Russ Cox wrote a great comment[1] on HN about why using the Plan9 toolchain rather LLVM or even GCC was a competitive advantage for them in terms of speed to delivery, control, and iteration.

"Most importantly, it has been something we understand completely and is quite easy to adapt as needed. The standard ABIs and toolchains are for C, and the decisions made there may be completely inappropriate for languages with actual runtimes.

For example, no standard ABIs and toolchains supported segmented stacks; we had to build that, so it was going to be incompatible from day one. If step one had been "learn the GCC or LLVM toolchains well enough to add segmented stacks", I'm not sure we'd have gotten to step two."

"... the custom toolchain is one of the key reasons we've accomplished so much in so little time. I think the author doesn't fully appreciate all the reasons that C tools don't work well for languages that do so much more than C. Most other managed languages are doing JIT compilation and don't go through standard linkers either."

[1] https://news.ycombinator.com/item?id=8817990

> For example, no standard ABIs and toolchains supported segmented stacks; we had to build that, so it was going to be incompatible from day one. If step one had been "learn the GCC or LLVM toolchains well enough to add segmented stacks", I'm not sure we'd have gotten to step two."

LLVM now supports both segmented stacks [1] and precise garbage collection with patchpoints [2].

Tweaking support for segmented stacks is quite easy—I added the support for it on x86 Mac. You simply adjust the prolog emission code in X86FrameLowering.cpp and likewise for the other targets.

[1]: http://llvm.org/docs/SegmentedStacks.html

[2]: http://llvm.org/docs/StackMaps.html http://llvm.org/docs/Statepoints.html

Yeah, the point is that it wasn't there at that time.

> But I guess Google just hates Apple that much?

This is silly. Google contributes a huge amount to LLVM. They're very invested in the project.

(NB: I'm not defending, and don't agree with, the choice to avoid LLVM in Go.)

> the reason why Go can even be cross compiled in the first place is because it has platform specific C and assembly code

It does not have platform-specific C code, as there is no more C code anymore. It sure does have platform-specific Go code and platform-specific assembly code though.

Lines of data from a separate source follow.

-            uint64_t tp0 = 0, tp1 = 0, tp2 = 0;
-            if (SER_PROBE >= 2) tp0 = __builtin_amdgcn_s_memtime();
-            if (!CAP && gen) {
-#pragma unroll
-                for (int j = 0; j < SER_MACRO; ++j) {
-                    const bool q = live && v == SR_RUN && !rest && ser_quiet_lone(r, lim_rsh) && (j == 0 || mac);
-                    bool did = false;
-                    bool nohave = false;
-                    if (SER_PROBE && q) {
-                        const uint32_t n0 = dsms::s_ctz(r.A), ip0 = m.ld(S_CT + n0) >> SC_IP, c0 = ip0 >> 3;
-                        nohave = !((tn == n0) & ((tci == c0) | ((tci + 1u == c0) & nxv)));
-                    }
-                    if (SER_PROBE >= 4) {
-                        uint64_t ts[5] = {0, 0, 0, 0, 0};
-                        auto stamp = [&](int i) { __builtin_amdgcn_s_waitcnt(0); ts[i + 1] = __builtin_amdgcn_s_memtime(); };
-                        __builtin_amdgcn_s_waitcnt(0);
-                        ts[0] = __builtin_amdgcn_s_memtime();
-                        if (__ballot(q) && q) did = ser_macro<NP>(m, r, cc, fetch_reg, on_dump, stamp);
-                        const uint64_t okb = __ballot(did);
-                        if (okb && lane == (uint32_t)__builtin_ctzll(okb)) {
-                            atomicAdd(&s_cnt[13], ts[1] - ts[0]);
-                            atomicAdd(&s_cnt[14], ts[2] - ts[1]);
-                            atomicAdd(&s_cnt[15], ts[3] - ts[2]);
-                            atomicAdd(&s_cnt[16], ts[4] - ts[3]);
-                        }
-                    } else if (__ballot(q) && q) {
-                        did = ser_macro<NP>(m, r, cc, fetch_reg, on_dump, [](int) {});
-                    }
-                    if (SER_PROBE && j == 0) {
-                        const uint64_t nh = __ballot(nohave);
-                        if (lane == 0) atomicAdd(&s_cnt[8 + 3], 0ull + __builtin_popcountll(nh));
-                    }
-                    if (SER_PROBE && j == 0) {
-                        const bool nq_ = live && v == SR_RUN && !q;
-                        const uint64_t nq = __ballot(nq_), qn = __ballot(q && !did);
-                        const uint64_t mi = __ballot(nq_ && (r.iss & (r.iss - 1u)) != 0u);
-                        if (lane == 0) {
-                            atomicAdd(&s_cnt[9], (unsigned long long)__builtin_popcountll(nq));
-                            atomicAdd(&s_cnt[10], (unsigned long long)__builtin_popcountll(qn));
-                            (void)mi;
-                        }
-                    }
-                    mac = mac || did;
-                    nmac += did ? 1u : 0u;
-                }
-                if (mac && r.A == 0u) v = SR_DONE;
-                if (SOLO) rest = rest | (taken & mac);
-            }
-            if (SER_PROBE) {
-                const uint64_t gm = __ballot(live && v == SR_RUN && !mac), mm = __ballot(mac);
-                const uint64_t lv = __ballot(live);
-                if (lane == 0) {
-                    atomicAdd(&s_cnt[8], (unsigned long long)__builtin_popcountll(lv));
-                    if (__builtin_popcountll(lv) < 32) atomicAdd(&s_cnt[12], 1ull);
-                    atomicAdd(&s_cnt[0], 1ull);
-                    if (mm) atomicAdd(&s_cnt[1], 1ull);
-                    if (gm) atomicAdd(&s_cnt[2], 1ull);
-                }
-            }
-            if (SER_PROBE >= 2) tp1 = __builtin_amdgcn_s_memtime();
-            if (live && v == SR_RUN && !mac && gen && !rest) {
-                v = ser_step<NP, S_QN, CAP>(m, r, T, fetch, on_dump, lim_rsh, cap);
-                ser_cache_clear(cc);
-            }
-            if (SER_PROBE >= 2) tp2 = __builtin_amdgcn_s_memtime();
-            if (SER_PROBE) {
-                const uint64_t hm = __ballot(live && v != SR_RUN);
-                if (lane == 0 && hm) atomicAdd(&s_cnt[4], 1ull);
-            }
-            bool hgo = false;
-            const uint64_t fin = __ballot(live && v != SR_RUN);
-            if (fin) {
-                hgo = (uint32_t)__builtin_popcountll(fin) >= (uint32_t)SER_HB ||
-                      hwait >= (uint32_t)SER_HT || fin == __ballot(live);
-                hwait = hgo ? 0u : hwait + (gen ? 1u : 0u) + (ran_now ? (uint32_t)SER_SOLO_HW : 0u);
-            }
-            if (hgo && live && v != SR_RUN) {
-                if constexpr (SIM_TAILPROBE == 2) now_it = iters + (uint32_t)k;
-                uint64_t th0 = 0, th1 = 0, th2 = 0;
-                if (SER_PROBE >= 3) th0 = __builtin_amdgcn_s_memtime();
-                wait_vmcnt0();
-                const uint32_t k = claim_next();
-                const bool nl = k < n;
-                const uint32_t ns = nl ? sel(k) : 0u;
-                if (nl && serfmt) load_rec(ns);
-                if (SER_PROBE >= 3) { __builtin_amdgcn_s_waitcnt(0); th1 = __builtin_amdgcn_s_memtime(); }
-                if constexpr (SIM_TAILPROBE == 2) {
-                    const uint64_t dur = (uint64_t)(now_it - tclaim);
-                    const uint64_t a = (dur << 32) | (uint64_t)sys;
-                    const uint64_t b = ((uint64_t)now_it << 32) | ((uint64_t)lone0 << 31) | dur;
-                    pr_long = a > pr_long ? a : pr_long;
-                    pr_last = b > pr_last ? b : pr_last;
-                    pr_n4k += dur > 4000u ? 1u : 0u;
-                    pr_nl_it += lone0 ? 0u : dur;
-                    pr_it += dur;
-                    pr_nl_n += lone0 ? 0u : 1u;
-                    tclaim = now_it;
-                    lone0 = nl && serfmt && (rr[30].y & 0x100u);
-                }
-                finish(v);
-                if (SER_PROBE >= 3) { __builtin_amdgcn_s_waitcnt(0); th2 = __builtin_amdgcn_s_memtime(); }
-                live = nl;
-                sys = ns;
-                rest = false;
-                v = live ? start() : SR_RUN;
-                if (SER_PROBE >= 3) {
-                    __builtin_amdgcn_s_waitcnt(0);
-                    const uint64_t th3 = __builtin_amdgcn_s_memtime();
-                    const uint64_t fl = __ballot(true);
-                    if (lane == (uint32_t)__builtin_ctzll(fl)) {
-                        atomicAdd(&s_cnt[13], th1 - th0);
-                        atomicAdd(&s_cnt[14], th2 - th1);
-                        atomicAdd(&s_cnt[15], th3 - th2);
-                    }
-                }
-            }
-            if (SER_PROBE >= 2 && lane == 0) {
-                const uint64_t tp3 = __builtin_amdgcn_s_memtime();
-                atomicAdd(&s_cnt[5], tp1 - tp0);
-                atomicAdd(&s_cnt[6], tp2 - tp1);
-                atomicAdd(&s_cnt[7], tp3 - tp2);
-            }
-            if (!gen) break;
-        }
-        uint64_t tr0 = 0;
-        if (SER_PROBE >= 2) tr0 = __builtin_amdgcn_s_memtime();
-        refill();
-        (void)tr0;
-        if (!SOLO) iters += SER_RF;
-        if (__ballot(live) == 0) break;
-    }
-#if SIM_TAILPROBE == 2
-    {
-        uint64_t v6[6] = {pr_long, pr_last, pr_n4k, pr_nl_it, pr_it, pr_nl_n};
-#pragma unroll
-        for (int q = 0; q < 6; ++q) {
-            uint64_t x = v6[q];
-            for (int o = 1; o < 64; o <<= 1) {
-                const uint32_t lo = __shfl_xor((uint32_t)x, o, 64), hi = __shfl_xor((uint32_t)(x >> 32), o, 64);
-                const uint64_t y = ((uint64_t)hi << 32) | lo;
-                x = q < 2 ? (y > x ? y : x) : x + y;
-            }
-            if (lane == 0) {
-                if (q < 2) atomicMax(&Ap->counters[q], (unsigned long long)x);
-                else atomicAdd(&Ap->counters[q], (unsigned long long)x);
-            }
-        }
-    }
-#endif
-    if (lane == 0) {
-        atomicAdd(&s_cnt[K_WROUNDS], (unsigned long long)iters);
-        atomicAdd(&Ap->counters[K_SERIT], (unsigned long long)iters);
-        if (SER_PROBE && SOLO && !SIM_TAILPROBE) {
-            atomicAdd(&Ap->counters[K_SERPROBE], (unsigned long long)pb_runs);
-            atomicAdd(&Ap->counters[K_SERPROBE + 1], (unsigned long long)pb_steps);
-            atomicAdd(&Ap->counters[K_SERPROBE + 2], (unsigned long long)pb_idle);
-            atomicAdd(&Ap->counters[K_SERPROBE + 3], (unsigned long long)pb_cyc);
-        }
-#if SIM_TAILPROBE
-        const uint64_t ms = (__builtin_amdgcn_s_memrealtime() - tprobe0) / 100000u;
-        atomicAdd(&Ap->counters[K_SERPROBE + (ms < 11u ? 0u : (ms - 10u < 5u ? ms - 10u : 5u))], 1ull);
-#endif
-    }
-    if (!CAP) {
-        uint32_t t = nmac;
-        for (int o = 1; o < 64; o <<= 1) t += __shfl_xor(t, o, 64);
-        if (lane == 0 && t) atomicAdd(&Ap->counters[K_SERMAC], (unsigned long long)t);
-    }
-    __syncthreads();
-    if (threadIdx.x < K_N) {
-        const unsigned long long x = s_cnt[threadIdx.x];
-        if (x) {
-            if (threadIdx.x == K_MAXR) atomicMax(&Ap->counters[K_MAXR], x);
-            else atomicAdd(&Ap->counters[threadIdx.x], x);
-        }
-    }
+    constexpr bool MW = false;
+    [[maybe_unused]] uint32_t *const took = nullptr;
+#include "dsm_ser_body.h"
+}
+template <int NP, bool CAP>
+__global__ void __launch_bounds__(64 * SER_WAVES) __attribute__((amdgpu_waves_per_eu(2)))
+ser_multi_kernel(const SimArgs *Ap, uint32_t *took) {
+    constexpr bool MW = true;
+#include "dsm_ser_body.h"
 }
 
 struct RecCol {
@@ -606,8 +121,12 @@
 void dsm_order_launch(int np, unsigned blocks, hipStream_t st, const SimArgs *a) {
     hipLaunchKernelGGL(np == 4 ? order_kernel<4> : order_kernel<8>, dim3(blocks), dim3(ORD_THREADS), 0, st, a);
 }
-void dsm_ser_launch(int np, bool cap, unsigned blocks, hipStream_t st, const SimArgs *a) {
+void dsm_ser_launch(int np, bool cap, unsigned blocks, hipStream_t st, const SimArgs *a, const SimArgs *ax,
+                    uint32_t *took) {
+    hipLaunchKernelGGL(np == 4 ? (cap ? ser_multi_kernel<4, true> : ser_multi_kernel<4, false>)
+                               : (cap ? ser_multi_kernel<8, true> : ser_multi_kernel<8, false>),
+                       dim3(blocks), dim3(64 * SER_WAVES), 0, st, a, took);
     hipLaunchKernelGGL(np == 4 ? (cap ? ser_kernel<4, true> : ser_kernel<4, false>)
                                : (cap ? ser_kernel<8, true> : ser_kernel<8, false>),
-                       dim3(blocks), dim3(64 * SER_WAVES), 0, st, a);
+                       dim3(blocks), dim3(64 * SER_WAVES), 0, st, ax);
 }
diff --git a/hp-assignment-2_amd/csrc/dsm_ser_body.h b/hp-assignment-2_amd/csrc/dsm_ser_body.h
--- /dev/null
+++ b/hp-assignment-2_amd/csrc/dsm_ser_body.h
@@ -0,0 +1,526 @@
+    using namespace dsms;
+    constexpr uint32_t NPM = (1u << NP) - 1u;
+    constexpr bool SOLO = !CAP;
+    if constexpr (MW) {
+        const bool ffx = DSM_SER_EXITS(Ap);
+        const bool mine = !ffx && Ap->serfmt != 0u && Ap->susp_order != nullptr && *Ap->susp_multi != 0u;
+        if ((ffx || mine) && blockIdx.x == 0 && threadIdx.x == 0) took[0] = took[1] = 1u;
+        if (!mine) return;
+    } else {
+    if (DSM_SER_EXITS(Ap)) return;
+    }
+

> from cgo's runtime so it can support the different architectures/platforms.

There is platform-specific code in the runtime, and there is platform-specific code elsewhere in the standard library, e.g. in the syscall package, but it's not from "cgo's runtime" (whatever that means). Go does not require cgo to interact with the target system, even on platforms where the interaction is done through shared libraries, not system calls, like Solaris and Windows.

> because it has platform specific C and assembly code from cgo's runtime

I'm not sure what you mean by "cgo's runtime", but go runtime is in go since 1.5. Some bits are still written in assembly but that's mainly for performance.

I don't think targeting every arch (and virtual archs like asm.js you mention [though there is a 3rd party GopherJS]) and OS out there was ever their purpose.

In case you're interested, there is llgo which has recently been merged into LLVM. It's still not practical however.

> But I guess Google just hates Apple that much?

I don't understand what this is supposed to mean since LLVM does not belong to Apple, and Google is a heavy user and contributer thereof.

> Some bits are still written in assembly but that's mainly for performance.

Many bits in math and crypto have fast assembly variants, but the assembly code in the runtime and sync packages is not for performance, but because assembly is the only way to put data in the right registers, issue memory barriers, implement the right atomic operations and so on. Not performance.